It is indeed confusing at first. You just need to get used to the terminology. Here's a quick summary:

First, there are two sizes of cables and connectors; Mini (bigger) and Micro (smaller)

Mini (bigger) is used exclusively to build larger, longer backbones. For a boat under50' or so it's unlikely that you will need to use a Mini backbone, but can instead use Micro size parts

Micro (smaller) cables and connectors are universally used to connect to devices. I don't think devices ever have Mini connectors on them. My boat is 47' and has a N2K backbone that runs from the top of the mast to the very stern with 20+ devices on it, and it is built entirely out of Micro cables and connectors.

The only thing that will drive you to build a backbone out of the larger Mini components is if your network ends up with too many devices and/or too much length.
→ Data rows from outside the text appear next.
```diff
@@ -1996,9 +2068,10 @@
     }
     lane_stamp(io, 2);
 #ifndef PHX_FZ_NO_LDS_KEEP
-    __shared__ double fz_keep[(NS + 1) * 64];
-    PHX_UNROLL for (int t = 0; t < PT::nslot(); ++t) fz_keep[t * 64 + threadIdx.x] = pcv[t];
-    fz_keep[NS * 64 + threadIdx.x] = dl;
+    __shared__ double fz_keep_s[WIDE ? 1 : (NS + 1) * 64];
+    double* const fz_keep = WIDE ? fz_wave_lds<PT>() : fz_keep_s;
+    PHX_UNROLL for (int t = 0; t < PT::nslot(); ++t) fz_keep[t * 64 + lane] = pcv[t];
+    fz_keep[NS * 64 + lane] = dl;
 #endif
     bool still = false;
     double xn[NS];
@@ -2010,25 +2083,26 @@
         PHX_UNROLL for (int i = 0; i < PT::m(); ++i) z[i] = 0.0;
         int c;
         if (PARK) {
-            __shared__ double fz_park[Data<PT>::PARK * 64];
+            __shared__ double fz_park_s[WIDE ? 1 : Data<PT>::PARK * 64];
+            double* const fz_park = WIDE ? fz_wave_lds<PT>() + (NS + 1) * 64 : fz_park_s;
             {
                 const Data<PT> D0(io, sc, av, wv, rv, xb);
-                D0.park(fz_park, threadIdx.x);
+                D0.park(fz_park, lane);
                 c = io.warm_rounds > 0 ? as_round<PT, CARRY, true>(io, D0, a, xp, z, 0) : 2;
             }
             int nr = 1;
             PHX_NOUNROLL for (int r = 1; r < io.warm_rounds && c == 1; ++r, ++nr) {
-                const Data<PT> Dr(io, sc, fz_park, threadIdx.x);
+                const Data<PT> Dr(io, sc, fz_park, lane);
                 c = as_round<PT, CARRY, true>(io, Dr, a, xp, z, r);
             }
             if (io.stamps) {
                 int wmax = 0;
                 for (int q = 1; q <= 8; ++q) wmax = __ballot(nr >= q) ? q : wmax;
-                if (threadIdx.x == 0) io.stamps[(uint64_t)blockIdx.x * 8 + 6] = (uint64_t)wmax;
+                if (lane == 0) io.stamps[stamp_row() * 8 + 6] = (uint64_t)wmax;
             }
             if (c == 2) PHX_LANE_STAT(3);
             if (c == 0) {
-                const Data<PT> Dw(io, sc, fz_park, threadIdx.x);
+                const Data<PT> Dw(io, sc, fz_park, lane);
                 write_certified<PT>(io, Dw, sc, a, xp, z, 0);
             }
         } else {
@@ -2039,7 +2113,7 @@
             if (io.stamps) {
                 int wmax = 0;
                 for (int q = 1; q <= 8; ++q) wmax = __ballot(nr >= q) ? q : wmax;
-                if (threadIdx.x == 0) io.stamps[(uint64_t)blockIdx.x * 8 + 6] = (uint64_t)wmax;
+                if (lane == 0) io.stamps[stamp_row() * 8 + 6] = (uint64_t)wmax;
             }
             if (c == 2) PHX_LANE_STAT(3);
             if (c == 0) write_certified<PT>(io, D0, sc, a, xp, z, 0);
@@ -2057,8 +2131,8 @@
     double v[NP];
     PHX_UNROLL for (int e = 0; e < NP; ++e) v[e] = 0.0;
 #ifndef PHX_FZ_NO_LDS_KEEP
-    PHX_UNROLL for (int t = 0; t < PT::nslot(); ++t) pcv[t] = fz_keep[t * 64 + threadIdx.x];
-    dl = fz_keep[NS * 64 + threadIdx.x];
+    PHX_UNROLL for (int t = 0; t < PT::nslot(); ++t) pcv[t] = fz_keep[t * 64 + lane];
+    dl = fz_keep[NS * 64 + lane];
 #endif
     if (live) {
         v[2 * NS] = dl;
@@ -2073,7 +2147,8 @@
     compact_lane(still, sc, io.lanes_out, io.count_out);
     v[2 * NS + 1] = (double)__popcll(__ballot(still));
     lane_stamp(io, 4);
-    fz_fold<PT>(io, v);
+    if (bfold) fz_block_fold<PT>(io, v, fz_red + (FZB_NT / 64) * NP);
+    else fz_fold<PT>(io, v);
     lane_stamp(io, 5);
 }
 
```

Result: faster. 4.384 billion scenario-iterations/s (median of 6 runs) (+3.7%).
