@@ -169,6 +171,25 @@
     return XM_OK;
 }
 
+int claim_workspace(xm_ctx *ctx, hipStream_t st, xm::CountPlan &cp)
+{
+    if (cp.plan.n_gran > ctx->gran_cat_cap) {
+        if (capturing(st)) {
+            ctx->last_error = "the workspace must grow for this input: run the call once outside the capture first";
+            return XM_ERR_INVALID_ARG;
+        }
+        if (ctx->d_gran_cat) XM_HIP(ctx, hipFree(ctx->d_gran_cat));
+        ctx->d_gran_cat = nullptr;
+        ctx->gran_cat_cap = 0;
+        const uint64_t room = (uint64_t)cp.plan.n_gran + cp.plan.n_gran / 8u + 64u;
+        const uint32_t cap = room > XM_MAX_GRANULES ? XM_MAX_GRANULES : (uint32_t)room;
+        XM_HIP(ctx, hipMalloc((void **)&ctx->d_gran_cat, (size_t)cap * 64 * sizeof(uint16_t)));
+        ctx->gran_cat_cap = cap;
+    }
+    cp.gran_cat = ctx->d_gran_cat;
+    return order_workspace(ctx, st);
+}
+
 }
 
 extern "C" {
@@ -216,6 +237,8 @@
     ctx->d_gran_counts = nullptr;
     ctx->d_gran_off = nullptr;
     ctx->d_counts_rep = nullptr;
+    ctx->d_gran_cat = nullptr;
+    ctx->gran_cat_cap = 0;
     ctx->d_part_tot = nullptr;
     ctx->ws_stream = nullptr;
     ctx->ws_used = false;
@@ -262,6 +285,7 @@
     (void)hipFree(ctx->d_gran_counts);
     (void)hipFree(ctx->d_gran_off);
     (void)hipFree(ctx->d_counts_rep);
+    if (ctx->d_gran_cat) (void)hipFree(ctx->d_gran_cat);
     (void)hipFree(ctx->d_part_tot);
     (void)hipEventDestroy(ctx->ws_event);
     delete ctx;
@@ -401,12 +425,12 @@
     return rc;
 }
 
-static xm::CountPlan count_plan(xm_ctx *ctx, uint64_t n)
+static xm::CountPlan count_plan(xm_ctx *ctx, uint64_t n, uint64_t *counts)
 {
     xm::CountPlan cp;
     cp.plan = xm::plan_granules(n);
     cp.gran_counts = ctx->d_gran_counts;
-    cp.counts_rep = ctx->d_counts_rep;
+    cp.counts = counts;
     cp.part_tot = ctx->d_part_tot;
     cp.bins4 = nullptr;
     return cp;
@@ -427,9 +451,9 @@
     hipStream_t st = (hipStream_t)stream;
     if (n == 0) return empty_compact(ctx, st, bin_offsets, counts);
     if (!code || !idx_out || ((uintptr_t)code & 15u)) return XM_ERR_INVALID_ARG;
-    const xm::CountPlan cp = count_plan(ctx, n);
-    int rc;
-    if ((rc = order_workspace(ctx, st)) != XM_OK) return rc;
+    xm::CountPlan cp = count_plan(ctx, n, counts);
+    int rc;
+    if ((rc = claim_workspace(ctx, st, cp)) != XM_OK) return rc;
     {
         Span span(ctx, st, XM_K_HIST);
         xm::launch_hist(st, mode, n, code, cp);
@@ -451,10 +475,10 @@
     if (!as1 || !xs1 || !as2 || !xs2 || !unit_bits || (!code_out && !bins4) || !idx_out) return XM_ERR_INVALID_ARG;
     if ((((uintptr_t)as1 | (uintptr_t)xs1 | (uintptr_t)as2 | (uintptr_t)xs2 | (uintptr_t)code_out | (uintptr_t)bins4) & 15u))
         return XM_ERR_INVALID_ARG;
-    xm::CountPlan cp = count_plan(ctx, n);
+    xm::CountPlan cp = count_plan(ctx, n, counts);
     cp.bins4 = bins4;
     int rc;
-    if ((rc = order_workspace(ctx, st)) != XM_OK) return rc;
+    if ((rc = claim_workspace(ctx, st, cp)) != XM_OK) return rc;
     {
         Span span(ctx, st, XM_K_CLASSIFY);
         xm::launch_classify_i32(st, mode, n, as1, xs1, as2, xs2, unit_bits, min_score_floor, code_out, &cp);
@@ -475,10 +499,10 @@
     if (!as1 || !xs1 || !as2 || !xs2 || !unit_bits || (!code_out && !bins4) || !idx_out) return XM_ERR_INVALID_ARG;
     if ((((uintptr_t)as1 | (uintptr_t)xs1 | (uintptr_t)as2 | (uintptr_t)xs2) & 31u) || (((uintptr_t)code_out | (uintptr_t)bins4) & 15u))
         return XM_ERR_INVALID_ARG;
-    xm::CountPlan cp = count_plan(ctx, n);
+    xm::CountPlan cp = count_plan(ctx, n, counts);
     cp.bins4 = bins4;
     int rc;
-    if ((rc = order_workspace(ctx, st)) != XM_OK) return rc;
+    if ((rc = claim_workspace(ctx, st, cp)) != XM_OK) return rc;
     {
         Span span(ctx, st, XM_K_CLASSIFY);
         xm::launch_classify_f64(st, mode, n, as1, xs1, as2, xs2, unit_bits, min_score, code_out, &cp);
@@ -530,11 +554,11 @@
     if ((((uintptr_t)nm1 | (uintptr_t)xs1 | (uintptr_t)nm2 | (uintptr_t)xs2 | (uintptr_t)code_out | (uintptr_t)bins4) & 15u) ||
         (((uintptr_t)cnt1 | (uintptr_t)cnt2 | (uintptr_t)tile1 | (uintptr_t)tile2 | (uintptr_t)ops1 | (uintptr_t)ops2) & 3u))
         return XM_ERR_INVALID_ARG;
-    xm::CountPlan cp = count_plan(ctx, n);
+    xm::CountPlan cp = count_plan(ctx, n, counts);
     cp.bins4 = bins4;
     const xm::CigCols s1 = {nm1, xs1, cnt1, tile1, ops1}, s2 = {nm2, xs2, cnt2, tile2, ops2};
     int rc;
-    if ((rc = order_workspace(ctx, st)) != XM_OK) return rc;
+    if ((rc = claim_workspace(ctx, st, cp)) != XM_OK) return rc;
     {
         Span span(ctx, st, XM_K_CLASSIFY);
         xm::launch_classify_cigp(st, mode, n, s1, s2, unit_bits, min_score_floor, code_out, range_flag, cp);
@@ -606,9 +630,9 @@
     if (!as1 || !xs1 || !as2 || !xs2 || !unit_bits || (!code_out && !bins4)) return XM_ERR_INVALID_ARG;
     if ((((uintptr_t)as1 | (uintptr_t)xs1 | (uintptr_t)as2 | (uintptr_t)xs2 | (uintptr_t)code_out | (uintptr_t)bins4) & 15u))
         return XM_ERR_INVALID_ARG;
-    xm::CountPlan cp = count_plan(ctx, n);
+    xm::CountPlan cp = count_plan(ctx, n, counts);
     cp.bins4 = bins4;
-    if ((rc = order_workspace(ctx, st)) != XM_OK) return rc;
+    if ((rc = claim_workspace(ctx, st, cp)) != XM_OK) return rc;
     return place_steps(ctx, st, mode, n, cp, code_out, lo, n_out, counts, "classify_kernel<int32, counts>", [&](const xm::CountPlan &c) {
         xm::launch_classify_i32(st, mode, n, as1, xs1, as2, xs2, unit_bits, min_score_floor, code_out, &c);
     });
@@ -630,9 +654,9 @@
     if (!as1 || !xs1 || !as2 || !xs2 || !unit_bits || (!code_out && !bins4)) return XM_ERR_INVALID_ARG;
     if ((((uintptr_t)as1 | (uintptr_t)xs1 | (uintptr_t)as2 | (uintptr_t)xs2) & 31u) || (((uintptr_t)code_out | (uintptr_t)bins4) & 15u))
         return XM_ERR_INVALID_ARG;
-    xm::CountPlan cp = count_plan(ctx, n);
+    xm::CountPlan cp = count_plan(ctx, n, counts);
     cp.bins4 = bins4;
-    if ((rc = order_workspace(ctx, st)) != XM_OK) return rc;
+    if ((rc = claim_workspace(ctx, st, cp)) != XM_OK) return rc;
     return place_steps(ctx, st, mode, n, cp, code_out, lo, n_out, counts, "classify_kernel<f64, counts>", [&](const xm::CountPlan &c) {
         xm::launch_classify_f64(st, mode, n, as1, xs1, as2, xs2, unit_bits, min_score, code_out, &c);
     });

Since power gets distributed to the devices by the network, there is a voltage drop every foot, and every device. There are limits on how much drop is allowed before things stop working reliably. The larger Mini cables have fatter wires and can carry more power, hence are called for in bigger networks.

I think the best way to sort this out is to use Maretron's N2KBuilder program. It's a free download (you might have to register first), and let's you "build" the network on paper and check to be sure you are within spec on everything. If you have a problem, it will tell you. I'd assume you are building everything out of the smaller Micro parts unless N2KBuilder tells you it's not possible.

You are correct that devices are attached to the backbone by inserting "T" connectors, then running a "drop" cable from the T to the device. The drop cables are always Micro cables, and the very same cables you will use for your Micro backbone as well.

"Mid taps" are all about how you supply power to the network. Ideally, you want to locate the power tap near the middle of the backbone. That way the longest distance to a device, and hence the largest possible power drop, is half the length of the backbone. In contrast, if you put the power tap at one end, then the longest distance is the full length of the backbone and you are twice as likely to have unacceptable power losses.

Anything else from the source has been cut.